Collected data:
####################

static char g_create_err[512] = "";

int nsof_set_error(nsof_ctx* ctx, int code, const char* fmt, ...)
{
    char* dst = ctx ? ctx->err : g_create_err;
    va_list ap;
    va_start(ap, fmt);
    vsnprintf(dst, 512, fmt, ap);
    va_end(ap);
    return code;
}

int nsof_xsync_reserve(nsof_ctx* ctx, size_t carry_bytes, unsigned long long** carry, unsigned** tickets, unsigned** err)
// ... 503 lines not shown
        fast[i] = nsof_recip_normal(x[i]);
        ieee[i] = 1. / x[i];
    }
}

extern "C" int nsof_stage_recip(nsof_ctx* ctx, long long n, const double* d_x, double* d_out, double* d_ieee)
{
    if (!ctx || !d_x || !d_out || !d_ieee || n < 1) return NSOF_EINVAL;
    hipLaunchKernelGGL(k_recip_probe, dim3((unsigned)((n + 255) / 256)), dim3(256), 0, ctx->stream, n, d_x, d_out, d_ieee);
    NSOF_HIP(ctx, hipGetLastError());
    return NSOF_OK;
}

extern "C" int nsof_stage_polyexp(nsof_ctx* ctx, int n_img, const float* d_img, int width, int height, int poly_n,
                                  double poly_sigma, float* d_R)
{
    if (!ctx || !d_img || !d_R || n_img < 1 || width < 1 || height < 1) return NSOF_EINVAL;
    nsof_poly_taps taps;
    int rc = nsof_host_poly_taps(poly_n, poly_sigma, &taps);
    if (rc) return nsof_set_error(ctx, rc, "poly_n=%d unsupported", poly_n);
    return nsof_launch_polyexp(ctx, n_img, d_img, width, height, taps, d_R);
}

extern "C" int nsof_stage_update_matrices(nsof_ctx* ctx, int n_pairs, const float* d_R, const float* d_flow,
                                          int width, int height, float* d_M)
{
    if (!ctx || !d_R || !d_flow || !d_M || n_pairs < 1 || width < 1 || height < 1) return NSOF_EINVAL;
    const size_t plane = (size_t)width * height;
    return nsof_launch_update_matrices(ctx, n_pairs, d_R, d_R + 5 * plane, 10 * plane, d_flow, width, height, d_M);
}

extern "C" int nsof_stage_blur_solve(nsof_ctx* ctx, int n_pairs, const float* d_M, int width, int height,
                                     int winsize, float* d_flow)
{
    if (!ctx || !d_M || !d_flow || n_pairs < 1 || width < 1 || height < 1 || winsize < 2) return NSOF_EINVAL;
    if (nsof_form_exact(nsof_iterate_form(ctx, winsize, width, height, 1, n_pairs * nsof_iterate_jobs(width, height), 0))) {
        const size_t need = (size_t)n_pairs * 5 * width * height * sizeof(double);
        if (int rc = ctx->ws.reserve(ctx, need)) return rc;
        return nsof_launch_blur_solve_exact(ctx, n_pairs, d_M, width, height, winsize, (double*)ctx->ws.p, d_flow);
    }
    return nsof_launch_blur_solve(ctx, n_pairs, d_M, width, height, winsize, d_flow);
}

####################

TASK DIRECTIONS
Please show every line above that includes the word "long".

ANSWER TO THE PROBLEM
int nsof_xsync_reserve(nsof_ctx* ctx, size_t carry_bytes, unsigned long long** carry, unsigned** tickets, unsigned** err)
extern "C" int nsof_stage_recip(nsof_ctx* ctx, long long n, const double* d_x, double* d_out, double* d_ieee)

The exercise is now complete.